Quebec was platted in 1856 by D. B. Blair. It was located in Section 32 of the township. According to one history of the county, "The first building erected in this place [Quebec] was constructed for Marcus Blair and the first store opened by D.B. Blair. There never was a time when there were to be seen more than a half dozen houses in the hamlet."

According to the same history, the Panic of 1857 prevented Quebec from prospering.

The plat map of Quebec showed a grid of roads, with the north–south roads named Iowa Street, Jackson Street, Temperance Street, Knowledge Street, Liberty Street, Independence Street, and Eldora Street. The east–west streets were named Swedenburg Street, Beecher Street, Dodds Street, Hancok Street, Main Street, and South Main Street. Spaces for a school and public grounds were also allotted. Quebec was located in the southernmost portion of Pleasant Township, along the Chicago and North Western Railroad.

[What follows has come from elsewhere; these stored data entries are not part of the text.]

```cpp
template <bool KEEP_G>
PROMP_DEV void reduce_task_body(const ReduceArgs& a, float* ginner) {
// ... 101 lines not shown
    float* theta;
    float* m;
    float* v;
    const float* red;
    float* grad_mean;
    float* stats;
    float eta[PROMP_ETA_MAX];
    int NP, K, A;
    float inv_tasks;
    float lr_t;
    int do_update;
    int n_trainable;
    float* host_stats;
    unsigned* host_seq;
    unsigned seq;
};
PROMP_DEV void publish_stats(const AdamArgs& a) {
    if (a.host_stats == nullptr) return;
    for (int i = 0; i < 2 * (a.K + 2); ++i) a.host_stats[i] = a.stats[i];
    {
        float lo = a.theta[a.NP - a.A];
        for (int i = 1; i < a.A; ++i) lo = fminf(lo, a.theta[a.NP - a.A + i]);
        a.host_stats[2 * (a.K + 2)] = lo;
    }
    release_store_system(a.host_seq, a.seq);
}

template <bool SS>
PROMP_DEV void mean_adam_body(const AdamArgs& a, const StepSizeArgs& ss) {
    const int j = blockIdx.x * 256 + threadIdx.x;
    if (j < a.NP) {
        const float g = a.red[j] * a.inv_tasks;
        a.grad_mean[j] = g;
        if (a.do_update && j < a.n_trainable) {
            const float m = 0.9f * a.m[j] + 0.1f * g;
            const float v = 0.999f * a.v[j] + 0.001f * g * g;
            a.m[j] = m;
            a.v[j] = v;
            a.theta[j] -= a.lr_t * m / (sqrtf(v) + 1e-8f);
        }
    } else if (j == a.NP) {
        float pen = 0.f;
        for (int k = 0; k < a.K; ++k) {
            const float ikl = a.red[a.NP + 1 + k] * a.inv_tasks;
            a.stats[1 + k] = ikl;
            pen += a.eta[k] * ikl;
        }
        a.stats[0] = a.red[a.NP] * a.inv_tasks + pen / (float)a.K;
        a.stats[1 + a.K] = a.red[a.NP + 1 + a.K] * a.inv_tasks;
        publish_stats(a);
    } else if (SS && j <= 2 * a.NP) {
        const int ja = j - a.NP - 1;
        step_size_adam(ss.alpha, ss.alpha_m, ss.alpha_v, ss.alpha_grad_mean, ja, a.red[a.NP + a.K + 2 + ja] * a.inv_tasks,
                       a.do_update && ja < a.n_trainable, ja < a.n_trainable, a.lr_t);
    }
// ... 4 lines not shown
__global__ void __launch_bounds__(256) k_sum_ranks(const float* gathered, float* out, int n, int nranks) {
    const int j = blockIdx.x * 256 + threadIdx.x;
    if (j >= n) return;
    float s = gathered[j];
    for (int r = 1; r < nranks; ++r) s += gathered[(long long)r * n + j];
    out[j] = s;
}

template <bool SS>
PROMP_DEV void final_adam_body(const FinalArgs& a, const AdamArgs& ad, const StepSizeArgs& ss, float (*part)[64], float* sums) {
    const int c = threadIdx.x & 63, q = threadIdx.x >> 6;
    const bool stats_block = blockIdx.x == gridDim.x - 1;
    const int j = stats_block ? a.NP + c : blockIdx.x * 64 + c;
    const int jend = a.NP + a.K + 2 + (SS && !stats_block ? a.NP : 0);
    float s = 0.f;
    if (j < a.NP) {
        if (a.want_grad) s = final_quarter_sum(a.lam, a.NP, a.n_tasks, j, q);
    } else if (j == a.NP) {
        for (int i = q; i < a.n_tasks; i += 4) s += a.scal_outer[i * 2 + 0];
    } else if (j <= a.NP + a.K) {
        const int k = j - a.NP - 1;
        for (int i = q; i < a.n_tasks; i += 4) s += a.scal_inner[((long long)k * a.n_tasks + i) * 2 + 1];
    } else if (j == a.NP + a.K + 1) {
        for (int i = q; i < a.n_tasks; i += 4) s += a.scal_outer[i * 2 + 1];
    } else if (SS && j < jend) {
        s = final_quarter_sum(ss.galpha, a.NP, a.n_tasks, j - (a.NP + a.K + 2), q);
    }
    part[q][c] = s;
    __syncthreads();
    if (q == 0 && j < jend) {
        const float t = (part[0][c] + part[1][c]) + (part[2][c] + part[3][c]);
        if (!stats_block) a.red[j] = t;
        sums[c] = t;
        if (!stats_block && j < a.NP) {
            const float g = t * ad.inv_tasks;
            ad.grad_mean[j] = g;
            if (ad.do_update && j < ad.n_trainable) {
                const float m = 0.9f * ad.m[j] + 0.1f * g;
                const float v = 0.999f * ad.v[j] + 0.001f * g * g;
                ad.m[j] = m;
                ad.v[j] = v;
                ad.theta[j] -= ad.lr_t * m / (sqrtf(v) + 1e-8f);
            }
        } else if (SS && !stats_block && j >= a.NP + a.K + 2) {
            const int ja = j - (a.NP + a.K + 2);
            step_size_adam(ss.alpha, ss.alpha_m, ss.alpha_v, ss.alpha_grad_mean, ja, t * ad.inv_tasks,
                           ad.do_update && ja < ad.n_trainable, ja < ad.n_trainable, ad.lr_t);
        }
    }
    if (!stats_block) return;
    __syncthreads();
    if (threadIdx.x == 0) {
        float pen = 0.f;
        for (int k = 0; k < a.K; ++k) {
            const float ikl = sums[1 + k] * ad.inv_tasks;
            ad.stats[1 + k] = ikl;
            pen += ad.eta[k] * ikl;
        }
// ... 145 lines not shown
```

promp_amd/csrc/promp_plan.h:

```cpp
#pragma once
#include "../../include/promp_hip.h"

#include <algorithm>
#include <cmath>
#include <cstdarg>
#include <cstdio>
#include <cstdlib>
#include <cstring>
#include <string>
#include <vector>

#ifdef __HIPCC__
#define PROMP_PLAN_HD __host__ __device__ inline
#else
#define PROMP_PLAN_HD inline
#endif

inline int plan_fail(std::string* why, int code, const char* fmt, ...) {
    char buf[1024];
    va_list ap;
    va_start(ap, fmt);
    vsnprintf(buf, sizeof buf, fmt, ap);
    va_end(ap);
    if (why) *why = buf;
    return code;
}
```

The Quebec post office operated from 1857 to 1865.

On June 3, 1860, a tornado hit southern Hardin County. While many areas of the county were affected, Quebec was solidly hit by the storm and three homes there were lost.

Another book, written in 1886, 26 years after the disaster, discusses the tornado destruction in Quebec (although it erroneously placed Quebec in Marshall County); after originating in Hardin County and hitting New Providence, "the next town on the line of destruction was Quebec [...]. This little hamlet was entirely obliterated, the houses with their contents being distributed upon the prairies. It was a marvel here that none were killed, although many were severely injured." The tornado continued east and caused further destruction across central and eastern Iowa and western Illinois.

The destroyed houses in Quebec were not restored, according to a 1953 news article.

Quebec still appeared on county maps c. 1912, when the Hardin County Ledger listed the community among other Hardin County ghost villages, including Georgetown, Hardin City, and Xenia.